#### Problem description
Copy out each line of the listing below that contains the word "continue".

#### Data to use
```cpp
const char* KernelOverride(const char* key) {
  static const char* const kKeys[] = {"fhist_threads", "hist_lds_kb", "quant_lds32", "part_iters",
                                      "hist_il",       "nibble",      "quant_hist",  "scan_global",
                                      "scan_wave",     "oob_rows",    "select_merge"};
  constexpr int kNumKeys = static_cast<int>(sizeof(kKeys) / sizeof(kKeys[0]));
  thread_local std::string vals[kNumKeys];
  const char* e = std::getenv("LGAP_KERNEL");
  if (e == nullptr) return nullptr;
  const std::string s(e);
  const char* found = nullptr;
  for (size_t p = 0; p < s.size();) {
    size_t q = s.find(',', p);
    if (q == std::string::npos) q = s.size();
    const std::string item = s.substr(p, q - p);
    p = q + 1;
    if (item.empty()) continue;
    const size_t eq = item.find('=');
    const std::string k = item.substr(0, eq);
    int idx = -1;
    for (int i = 0; i < kNumKeys; ++i) idx = k == kKeys[i] ? i : idx;
    if (idx < 0) Log::Fatal("LGAP_KERNEL: unknown key '%s'", k.c_str());
    if (k == key) {
      vals[idx] = eq == std::string::npos ? "1" : item.substr(eq + 1);
      found = vals[idx].c_str();
    }
  }
  return found;
}


using namespace seq;

template <typename T>
class PinnedBuf {
 public:
  ~PinnedBuf() {
    if (p_) (void)hipHostFree(p_);
  }
  T* Get(size_t n) {
    if (n > n_) {
      if (p_) HIP_CHECK(hipHostFree(p_));
      HIP_CHECK(hipHostMalloc(reinterpret_cast<void**>(&p_), std::max<size_t>(n, 1) * sizeof(T), hipHostMallocDefault));
      n_ = n;
    }
    return p_;
  }

 private:
  T* p_ = nullptr;
  size_t n_ = 0;
};

class DeviceTreeLearner : public TreeLearner {
 public:
  DeviceTreeLearner(const Config* config, const std::string& learner_type, bool routed = false)
      : config_(config), learner_type_(learner_type), routed_(routed) {}

// ... 1555 lines not shown
      if (num_tiles_ > 256) Log::Fatal("frontier histograms: %d LDS tiles (at most 256)", num_tiles_);
    }
    if (ffeature_ || fowner_) {
      std::vector<uint8_t> own(F_, 0);
      std::vector<int> list;
      for (int f : h_own_feat_) {
        if (f >= 0) {
          own[f] = 1;
          list.push_back(f);
        }
      }
      ffowned_.Upload(own, stream_);
      fown_n_ = static_cast<int>(list.size());
      fown_list_.Resize(std::max<size_t>(1, list.size()));
      if (!list.empty()) fown_list_.Upload(list.data(), list.size(), stream_);
      ffpb_.Resize(static_cast<size_t>(P_) * 2 * K);
    }
    if (fowner_) {
      fown_b0_.Upload(h_bin_lo_, stream_);
      const size_t send = static_cast<size_t>(P_) * K * bbin_ * 2;
      if (facc_.size() < send) facc_.Resize(send);
      facc_.Zero(stream_);
      facc_recv_.Resize(static_cast<size_t>(K) * bbin_ * 2);
    }
    if (plan_.bynode_on_device) {
      bool filt = false;
      const std::vector<uint8_t> m = col_sampler_.ByNodeSampleModes(&fbyn_cnt_, &filt);
      fbyn_reset_ = filt ? 1 : 0;
      fbyn_mode_.Resize(m.size());
      fbyn_mode_.Upload(m.data(), m.size(), stream_);
    }
    if (fvoting_) {
      SplitParams sl = MakeArgs().sp;
      sl.min_data_in_leaf = config_->min_data_in_leaf / P_;
      sl.min_sum_hessian_in_leaf = config_->min_sum_hessian_in_leaf / P_;
      fsp_local_.Resize(1);
      fsp_local_.Upload(&sl, 1, stream_);
      flsum_loc_.Resize(C);
      fltot_.Resize(2 * K);
      fltot_.Zero(stream_);
      fvrec_.Resize(static_cast<size_t>(P_) * 2 * K * topk_);
      fvelect_.Resize(2 * K * static_cast<size_t>(topk_ + 1));
      fvrows_.Resize(2 * K * static_cast<size_t>(topk_) * 2 * max_bin_);
    }
    fpart_iters_ = part_iters_;
    fpart_tile_ = kPartThreads * fpart_iters_;
    ftile_cap_ = DivUp(N_, fpart_tile_) + fkmax_ + 1;
    ftile_pub_.Resize(ftile_cap_);
    ftile_pub_.Zero(stream_);
    for (int i = 3; i < kFrontierIdx; ++i) idx_[i].Resize(std::max(N_, 1));
    {
      const int per_cu = std::max(1, FrontierPartitionBlocksPerCU(fpart_iters_));
      fpart_grid_ = std::max(1, std::min(ftile_cap_, per_cu * num_cu_));
    }
    fscan_lds_ = FrontierScanLds(max_bin_, has_cat_ ? max_cat_bin_ : 1);
    FrontierSetLds(FrontierHistLds(), fscan_lds_, use_dp_, width_);
    fspec_cap_ = 0;
    fhist_threads_ = big_tiles_ || (num_tiles_ == 1 && N_ >= 4000000) ? 1024 : 512;
    if (const char* e = KernelOverride("fhist_threads")) fhist_threads_ = std::atoi(e) == 1024 ? 1024 : 512;
    fpolicy_ = 1;
    fspec_alpha_ = 1.0;
    const char* spec_env = std::getenv("LGAP_FRONTIER_SPEC");
    const std::string spec = spec_env != nullptr ? spec_env : "";
    fspec_fixed_ = spec != "adapt";
    if (!spec.empty() && spec != "adapt" && spec != "fixed") {
      char* end = nullptr;
      const double alpha = std::strtod(spec.c_str(), &end);
      if (end == spec.c_str() || *end != '\0') Log::Fatal("LGAP_FRONTIER_SPEC=%s: expected fixed|adapt|<alpha>", spec.c_str());
      fspec_alpha_ = std::max(0.01, std::min(4.0, alpha));
    }
    {
      stune_ = SpecTuner();
      const char* te = std::getenv("LGAP_SPEC_TUNE");
      const bool tune_small = te == nullptr || te[0] != '0';
      stune_.on = !plan_.distributed && (L_ >= 128 || tune_small) && !plan_.raw_cands && fnum_forced_ == 0 &&
                  spec.empty();
      if (L_ < 128 && te == nullptr) stune_.rest = 64;
    }
    if (std::getenv("LGAP_FSTAMPS")) {
      fstamps_.Resize(256 * 4 * kFStampSlots);
      fstamps_.Zero(stream_);
    }
    for (auto& kv : fgraphs_) (void)hipGraphExecDestroy(kv.second);
    fgraphs_.clear();
    if (fcont_) (void)hipGraphExecDestroy(fcont_);
    fcont_ = nullptr;
  }

  FArgs MakeFArgs() const {
    FArgs a;
    std::memset(&a, 0, sizeof(a));
    a.rowbins = rowbins_.get();
    a.colbins = colbins_.get();
    a.gh = gh_.get();
    for (int i = 0; i < kFrontierIdx; ++i) a.idx[i] = idx_[i].get();
    a.N = N_;
    a.stride_dw = tstride_dw_;
    a.width = width_;
    a.num_groups = G_;
    a.TB = TB_;
    a.F = F_;
    a.L = L_;
    a.C = fC_;
    a.kmax = fkmax_;
    a.gstart = gstart_.get();
    a.feat = feat_.get();
// ... 411 lines not shown
    *num_splits = hs->num_splits;
    *num_leaves = hs->num_leaves;
    bynode_draws_ = hs->byn;
    bynode_rng_ = hs->byn_rng;
    if (*num_splits > 0) std::memcpy(hr, fres_host_ + FrontierResultRecOffset(), sizeof(SplitRec) * *num_splits);
    std::memcpy(hrange, fres_host_ + FrontierResultRangeOffset(L_), sizeof(LeafRange) * *num_leaves);
    *hlo = hh->lout0;
    unsigned hbar[4];
    std::memcpy(hbar, hh->bar, sizeof(hbar));
    if (hbar[3] != 0u) {
      static const char* const kinds[kFXKinds] = {"histogram", "split candidates", "root sums", "self-test"};
      Log::Fatal("xGMI exchange (%s) timed out on rank %d after %.0f s: a peer stopped training",
                 kinds[std::min<unsigned>(hbar[3] - 1u, kFXKinds - 1)], rank_, XTimeoutSeconds());
    }
    if (plan_.distributed) {
      std::memcpy(fkused_hist_[fkused_trees_ % 4], hh->kused, sizeof(int) * kFrontierRoundCap);
      ++fkused_trees_;
    }
    if (fstamps_.size() && fstat_trees_ == 3) ReportFrontierStamps(hs->round);
    if (fstamps_.size() && fstat_trees_ % 10 == 0) {
      std::fprintf(stderr, "frontier: %d trees, %.2f rounds/tree, %.2f expansions/tree (%d leaves max), wasted rows %.1f%%, "
                   "alpha %.3f, all-reduced expansion slots/tree %.1f, pipelined rounds/tree %.2f\n", fstat_trees_,
                   static_cast<double>(fstat_rounds_) / fstat_trees_, static_cast<double>(fstat_spec_) / fstat_trees_, L_,
                   100.0 * fstat_waste_ / fstat_trees_, stune_.on ? stune_.lo : fspec_alpha_, fstat_ar_exps_ / fstat_trees_,
                   static_cast<double>(fstat_pipelined_) / fstat_trees_);
    }
  }

  void ReportFrontierStamps(int rounds) {
    std::vector<unsigned long long> h(fstamps_.size());
    fstamps_.Download(h.data(), h.size(), stream_);
    HIP_CHECK(hipStreamSynchronize(stream_));
    static const char* names[4] = {"partition", "hist", "scan", "select"};
    auto at = [&](int r, int k, int i) { return h[(static_cast<size_t>(r) * 4 + k) * kFStampSlots + i]; };
    for (int k = 0; k < 4; ++k) {
      double acc[kFStampSlots] = {0};
      int cnt = 0;
      for (int r = 0; r < std::min(rounds + 1, 256); ++r) {
        const unsigned long long s0 = at(r, k, 0);
        if (!s0) continue;
        ++cnt;
        for (int i = 1; i < kFStampSlots; ++i) {
          const unsigned long long v = at(r, k, i);
          if (v >= s0) acc[i] += (v - s0) * 0.01;
        }
      }
      if (!cnt) continue;
      std::string line;
      for (int i = 1; i < kFStampSlots; ++i) {
        if (acc[i] > 0) line += " t" + std::to_string(i) + "=" + common::FormatG(acc[i] / cnt);
      }
      std::fprintf(stderr, "fstamps %s (%d rounds, us from block-0 start; t7 = last block exit):%s\n", names[k], cnt,
                   line.c_str());
      if (at(0, k, 0)) {
        std::string root;
        for (int i = 1; i < kFStampSlots; ++i) {
          const unsigned long long v = at(0, k, i);
          if (v >= at(0, k, 0) && v) root += " t" + std::to_string(i) + "=" + common::FormatG((v - at(0, k, 0)) * 0.01);
        }
        std::fprintf(stderr, "fstamps %s root round:%s\n", names[k], root.c_str());
      }
    }
    double gap[4] = {0};
    int cnt = 0;
    for (int r = 1; r + 1 < std::min(rounds, 255); ++r) {
      const unsigned long long P = at(r, 0, 0), H = at(r, 1, 0), S = at(r, 2, 0), Q = at(r, 3, 0), P2 = at(r + 1, 0, 0);
      if (!P || !H || !S || !Q || !P2 || !(P < H && H < S && S < Q && Q < P2)) continue;
      gap[0] += (H - P) * 0.01;
      gap[1] += (S - H) * 0.01;
      gap[2] += (Q - S) * 0.01;
      gap[3] += (P2 - Q) * 0.01;
      ++cnt;
    }
    if (cnt) {
      std::fprintf(stderr, "fstamps chain (%d rounds, start to start, us): partition->hist %.2f hist->scan %.2f "
                   "scan->select %.2f select->partition %.2f\n", cnt, gap[0] / cnt, gap[1] / cnt, gap[2] / cnt, gap[3] / cnt);
    }
  }

  void SequentialGrow(int* num_splits, int* num_leaves, SplitRec* hr, LeafRange* hrange, double* hlo) {
    const bool collectives = plan_.owner_scan || plan_.voting;
    const bool use_graph = config_->device_use_graph && (!collectives || (DPGraphEnabled() && !HostStagedDP()));
    if (use_graph) {
      if (graph_exec_ && plan_.distributed && graph_comm_ != ActiveComm()) InvalidateGraph();
      if (!graph_exec_) CaptureGraph();
      HIP_CHECK(hipGraphLaunch(graph_exec_, stream_));
    } else {
      EnqueueTree();
    }
    Ctl* hc2 = pin_ctl_.Get(2);
    HIP_CHECK(hipMemcpyAsync(hc2, ctl_.get(), 2 * sizeof(Ctl), hipMemcpyDeviceToHost, stream_));
    HIP_CHECK(hipMemcpyAsync(hr, rec_.get(), sizeof(SplitRec) * (L_ - 1), hipMemcpyDeviceToHost, stream_));
    HIP_CHECK(hipMemcpyAsync(hrange, range_.get(), sizeof(LeafRange) * L_, hipMemcpyDeviceToHost, stream_));
    HIP_CHECK(hipMemcpyAsync(hlo, lout_.get(), sizeof(double), hipMemcpyDeviceToHost, stream_));
    unsigned* hbar = pin_bar_.Get(4);
    HIP_CHECK(hipMemcpyAsync(hbar, bar_.get(), 4 * sizeof(unsigned), hipMemcpyDeviceToHost, stream_));
    if (collectives && !HostStagedDP()) {
      static const double timeout_s = CommTimeoutSeconds(config_->time_out);
      WatchedStreamSync(stream_, timeout_s, "device tree growth (RCCL histogram reduce-scatter)");
    } else {
      HIP_CHECK(hipStreamSynchronize(stream_));
    }
    if (hbar[2] != 0u) Log::Fatal("k_partition: a wait on published tile counts timed out (blocks not co-resident?)");
    const Ctl* hc = hc2[1].num_splits > hc2[0].num_splits ? &hc2[1] : &hc2[0];
    bynode_draws_ = 1 + 2 * hc->scan_round;
    *num_splits = hc->num_splits;
    *num_leaves = hc->num_leaves;
  }

  std::string DeviceName() const override {
    if (!plan_.owner_scan && !plan_.voting) {
      if (!frontier_) return device_name_;
      if (plan_.mono_inter) return device_name_ + " [frontier engine, intermediate monotone walk + rescans]";
// ... 1749 lines not shown
```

#### Answer space
    if (item.empty()) continue;
        if (!s0) continue;
      if (!cnt) continue;
      if (!P || !H || !S || !Q || !P2 || !(P < H && H < S && S < Q && Q < P2)) continue;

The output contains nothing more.